● Stored items
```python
class _Workspace:
    __slots__ = ("buf", "off", "ptr", "key")

    def __init__(self, nbytes, device, align=256, floor=0, per_stream=False):
        size = max(nbytes, floor) + align
        self.buf, self.key = (_search_workspace(size, device) if per_stream
                              else (torch.empty(size, dtype=torch.uint8, device=device), None))
        self.off = (-self.buf.data_ptr()) % align
        self.ptr = c_void_p(self.buf.data_ptr() + self.off)

    def __enter__(self):
        return self

    def __exit__(self, *exc):
        _search_workspace_done(self.key)


def _register_workspace(key, device, handle):
    lib = load()
    with _STREAM_WS_LOCK:
        if key in _STREAM_WS:
            return
        nbytes = lib.sbk_stream_workspace_bytes()
        ws = _Workspace(nbytes, device)
        ctx = torch.cuda.device(device) if getattr(device, "type", None) == "cuda" else contextlib.nullcontext()
        with ctx:
            _chk(lib.sbk_stream_workspace_set(c_void_p(handle) if handle is not None else None, ws.ptr, nbytes),
                 "sbk_stream_workspace_set")
        _STREAM_WS[key] = ws


def forget_stream_owner(stream):
    key = _ws_key(stream)
    with _STREAM_WS_LOCK:
        left = _STREAM_WS_REFS.get(key, 0) - 1
        if left > 0:
            _STREAM_WS_REFS[key] = left
# ... 1615 lines not shown
```

Before: 13140.

## Prefetch next K and position rows one tile ahead in relpos flash attention

Restructures the relpos flash-attention tile loop so the K and positional-embedding rows for the next key tile are loaded while the current tile computes. The loop is software-pipelined with scheduling fences and register pins. It also switches address arithmetic to 32-bit offsets and simplifies the G-ring index and the key-mask comparisons, which cuts per-element integer work. The new path is on by default, guarded by a size check, and can be disabled through a bit in the attn_exp2 knob. The cost is extra register pressure from double-buffered K and P registers, which could hurt occupancy at launch bounds of 256 threads with 2 blocks.

New measurement: 13250, median of 6. About the same (+0.8%).

```diff
diff --git a/speechbrain_amd/csrc/hip/sbk_device.h b/speechbrain_amd/csrc/hip/sbk_device.h
--- a/speechbrain_amd/csrc/hip/sbk_device.h
+++ b/speechbrain_amd/csrc/hip/sbk_device.h
@@ -84,6 +84,7 @@
 
 __device__ __forceinline__ void pin(unsigned& x) { asm volatile("" : "+v"(x)); }
 __device__ __forceinline__ void pin(float& x) { asm volatile("" : "+v"(x)); }
+__device__ __forceinline__ void pin(f32x4& x) { asm volatile("" : "+v"(x)); }
 
 __device__ __forceinline__ float exp2_raw(float x) { return __builtin_amdgcn_exp2f(x); }
 __device__ __forceinline__ bool wave_any(bool p) { return __builtin_amdgcn_ballot_w64(p) != 0; }
diff --git a/speechbrain_amd/csrc/relpos_attn.hip b/speechbrain_amd/csrc/relpos_attn.hip
--- a/speechbrain_amd/csrc/relpos_attn.hip
+++ b/speechbrain_amd/csrc/relpos_attn.hip
@@ -1,3 +1,5 @@
+#include <type_traits>
+
 #include "common.h"
 #include "internal.h"
 
@@ -482,12 +484,31 @@
   }
 }
 
-template <int DH, bool E2 = true>
+__device__ __forceinline__ const float* at32(const float* base, unsigned elem) {
+  return reinterpret_cast<const float*>(reinterpret_cast<const char*>(base) + elem * 4u);
+}
+template <int N>
+__device__ __forceinline__ void pin_run(float (&x)[N]) {
+  if constexpr (N % 4 == 0) {
+#pragma unroll
+    for (int i = 0; i < N / 4; ++i) {
+      sbk::f32x4 t;
+      t[0] = x[4 * i]; t[1] = x[4 * i + 1]; t[2] = x[4 * i + 2]; t[3] = x[4 * i + 3];
+      sbk::pin(t);
+      x[4 * i] = t[0]; x[4 * i + 1] = t[1]; x[4 * i + 2] = t[2]; x[4 * i + 3] = t[3];
+    }
+  } else {
+#pragma unroll
+    for (int s = 0; s < N; ++s) sbk::pin(x[s]);
+  }
+}
+
+template <int DH, bool E2 = true, bool AH = true>
 __global__ void __launch_bounds__(256, 2) relpos_flash_t_kernel(AttnArgs a) {
   constexpr int DH2 = DH / 2;
   constexpr int NC = (DH + 31) / 32;
   __shared__ float Gs[4][64][32];
-  const int tid = threadIdx.x, lane = tid & 63, wave = tid >> 6;
+  const int tid = threadIdx.x, lane = tid & 63, wave = AH ? sbk::uniform(tid >> 6) : tid >> 6;
   const int jl = lane & 31, half = lane >> 5;
   const int i0 = (blockIdx.x * 4 + wave) * 32, h = blockIdx.y, b = blockIdx.z;
   const int T = a.T, d = a.H * DH;
@@ -526,10 +547,44 @@
 #pragma unroll
     for (int r = 0; r < 16; ++r) o[ct][r] = 0.0f;
 
-  auto g_block = [&](int first_row, int slot) {
-    float preg[DH2];
+  float kreg[DH2], preg[DH2], vv[NC][16];
+  const unsigned row3u = 3u * (unsigned)d;
+  auto k_req = [&](int kt) SBK_INLINE_LAMBDA {
+    if constexpr (AH) load_run<DH2>(kreg, at32(qkv_b, (unsigned)min(kt * 32 + jl, T - 1) * row3u + (unsigned)(DH + half * DH2)));
+    else load_run<DH2>(kreg, qkv_b + (size_t)min(kt * 32 + jl, T - 1) * row3 + DH + half * DH2);
+  };
+  auto p_req = [&](int first_row) SBK_INLINE_LAMBDA {
     const int prow = min(max(first_row + jl, 0), 2 * T - 2);
-    load_run<DH2>(preg, a.pos + (size_t)prow * d + h * DH + half * DH2);
+    if constexpr (AH) load_run<DH2>(preg, at32(a.pos + h * DH, (unsigned)prow * (unsigned)d + (unsigned)(half * DH2)));
+    else load_run<DH2>(preg, a.pos + (size_t)prow * d + h * DH + half * DH2);
+  };
+  auto v_req = [&](int kt) SBK_INLINE_LAMBDA {
+    if constexpr (AH) {
+#pragma unroll
+      for (int r = 0; r < 16; ++r) {
+        const int t = min(kt * 32 + (r & 3) + 8 * (r >> 2) + 4 * half, T - 1);
+#pragma unroll
+        for (int ct = 0; ct < NC; ++ct) {
+          const int col = ct * 32 + jl;
+          vv[ct][r] = col < DH ? *at32(qkv_b + 2 * DH, (unsigned)t * row3u + (unsigned)(col < DH ? col : 0)) : 0.0f;
+        }
+        sbk::sched_fence();
+      }
+    } else {
+#pragma unroll
+      for (int ct = 0; ct < NC; ++ct) {
+        const int col = ct * 32 + jl;
+        const float* vbase = qkv_b + 2 * DH + (col < DH ? col : 0);
+#pragma unroll
+        for (int r = 0; r < 16; ++r) {
+          const int t = min(kt * 32 + (r & 3) + 8 * (r >> 2) + 4 * half, T - 1);
+          vv[ct][r] = col < DH ? vbase[(size_t)t * row3] : 0.0f;
+        }
+      }
+    }
+  };
+  auto g_chain = [&](int slot) SBK_INLINE_LAMBDA {
+    if constexpr (AH) pin_run(preg);
     f32x16 g;
 #pragma unroll
     for (int r = 0; r < 16; ++r) g[r] = 0.0f;
@@ -538,38 +593,65 @@
 #pragma unroll
     for (int r = 0; r < 16; ++r) G[slot * 32 + (r & 3) + 8 * (r >> 2) + 4 * half][jl] = g[r];
   };
-  g_block((T - 1) - i0 - 31 + 32 * kt_begin, kt_begin & 1);
-  for (int kt = kt_begin; kt < kt_end; ++kt) {
+  const int first = (T - 1) - i0 - 31 + 32 * kt_begin;
+  if constexpr (AH) {
+    if (kt_begin < kt_end) {
+      p_req(first);
+      k_req(kt_begin);
+      sbk::sched_fence();
+      g_chain(kt_begin & 1);
+      sbk::sched_fence();
+      p_req(first + 32);
+      sbk::sched_fence();
+    }
+  } else {
+    p_req(first);
+    g_chain(kt_begin & 1);
+  }
+  auto tile = [&](int kt, auto more_c) SBK_INLINE_LAMBDA {
+    constexpr bool MORE = decltype(more_c)::value;
     const int j0 = kt * 32;
     const int rbase = (T - 1) - i0 - 31 + j0;
-    float kreg[DH2];
-    load_run<DH2>(kreg, qkv_b + (size_t)min(j0 + jl, T - 1) * row3 + DH + half * DH2);
+    if constexpr (AH) pin_run(kreg);
+    else k_req(kt);
     f32x16 acc;
 #pragma unroll
     for (int r = 0; r < 16; ++r) acc[r] = 0.0f;
 #pragma unroll
     for (int s = 0; s < DH2; ++s) acc = sbk::mfma_32x32x2(kreg[s], qu[s], acc);
-    g_block(rbase + 32, (kt + 1) & 1);
-    float vv[NC][16];
-#pragma unroll
-    for (int ct = 0; ct < NC; ++ct) {
-      const int col = ct * 32 + jl;
-      const float* vbase = qkv_b + 2 * DH + (col < DH ? col : 0);
-#pragma unroll
-      for (int r = 0; r < 16; ++r) {
-        const int t = min(j0 + (r & 3) + 8 * (r >> 2) + 4 * half, T - 1);
-        vv[ct][r] = col < DH ? vbase[(size_t)t * row3] : 0.0f;
-      }
+    if constexpr (AH) {
+      sbk::sched_fence();
+      if constexpr (MORE) k_req(kt + 1);
+      v_req(kt);
+      sbk::sched_fence();
+    } else {
+      p_req(rbase + 32);
+    }
+    g_chain((kt + 1) & 1);
+    if constexpr (AH) {
+      sbk::sched_fence();
+      if constexpr (MORE) p_req(rbase + 64);
+      sbk::sched_fence();
+    } else {
+      v_req(kt);
     }
     sbk::wave_sync();
     float mx = -INFINITY;
+    unsigned ring0 = (unsigned)((kt & 1) * 32 + 31 - jl + 4 * half);
+    if constexpr (AH) sbk::pin(ring0);
+    const int klo = lo - (j0 + 4 * half), khi = hi - (j0 + 4 * half);
 #pragma unroll
     for (int r = 0; r < 16; ++r) {
       const int jc = (r & 3) + 8 * (r >> 2) + 4 * half;
       const int rr = 31 - jl + jc;
-      acc[r] += G[(((kt & 1) + (rr >> 5)) & 1) * 32 + (rr & 31)][jl];
+      if constexpr (AH) acc[r] += G[(ring0 + (r & 3) + 8 * (r >> 2)) & 63][jl];
+      else acc[r] += G[(((kt & 1) + (rr >> 5)) & 1) * 32 + (rr & 31)][jl];
       const int key = j0 + jc;
-      if (!(key >= lo && key < hi)) acc[r] = -INFINITY;
+      if constexpr (AH) {
+        if (!((r & 3) + 8 * (r >> 2) >= klo && (r & 3) + 8 * (r >> 2) < khi)) acc[r] = -INFINITY;
+      } else {
+        if (!(key >= lo && key < hi)) acc[r] = -INFINITY;
+      }
       mx = fmaxf(mx, acc[r]);
     }
     sbk::wave_sync();
@@ -603,10 +685,25 @@
 #pragma unroll
         for (int r = 0; r < 16; ++r) o[ct][r] *= alpha;
     }
+    if constexpr (AH) {
+#pragma unroll
+      for (int ct = 0; ct < NC; ++ct)
+#pragma unroll
+        for (int r = 0; r < 16; ++r) sbk::pin(vv[ct][r]);
+    }
 #pragma unroll
     for (int r = 0; r < 16; ++r)
 #pragma unroll
       for (int ct = 0; ct < NC; ++ct) o[ct] = sbk::mfma_32x32x2(vv[ct][r], acc[r], o[ct]);
+  };
+  if constexpr (AH) {
+    if (kt_begin < kt_end) {
+      int kt = kt_begin;
+      for (; kt + 1 < kt_end; ++kt) tile(kt, std::true_type{});
+      tile(kt, std::false_type{});
+    }
+  } else {
+    for (int kt = kt_begin; kt < kt_end; ++kt) tile(kt, std::false_type{});
   }
   if (i0 + jl < T) {
     const float inv = l_run > 0.0f ? 1.0f / l_run : 0.0f;
@@ -928,10 +1025,17 @@
     SBK_LAUNCH((rope_flash_t_kernel<DH>), dim3((a.T + 127) / 128, a.H, a.B), dim3(256), 0, st, a);
     return sbk::launch_status("sbk_rope_attention_f32");
   } else {
-    if (sbk::g_attn_exp2) {
-      SBK_LAUNCH((relpos_flash_t_kernel<DH, true>), dim3((a.T + 127) / 128, a.H, a.B), dim3(256), 0, st, a);
+    const dim3 grid((a.T + 127) / 128, a.H, a.B);
+    const bool exp2 = (sbk::g_attn_exp2 & 1) != 0;
+    const bool ahead = !(sbk::g_attn_exp2 & 2) && (double)a.T * 3.0 * a.H * DH < 1073741824.0;
+    if (ahead && exp2) {
+      SBK_LAUNCH((relpos_flash_t_kernel<DH, true, true>), grid, dim3(256), 0, st, a);
+    } else if (ahead) {
+      SBK_LAUNCH((relpos_flash_t_kernel<DH, false, true>), grid, dim3(256), 0, st, a);
+    } else if (exp2) {
+      SBK_LAUNCH((relpos_flash_t_kernel<DH, true, false>), grid, dim3(256), 0, st, a);
     } else {
-      SBK_LAUNCH((relpos_flash_t_kernel<DH, false>), dim3((a.T + 127) / 128, a.H, a.B), dim3(256), 0, st, a);
+      SBK_LAUNCH((relpos_flash_t_kernel<DH, false, false>), grid, dim3(256), 0, st, a);
     }
     return sbk::launch_status("sbk_relpos_attention_f32");
   }
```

● Problem statement
Count every line of the data above that includes the word "rbase", then state the total and nothing more.

● The answer
4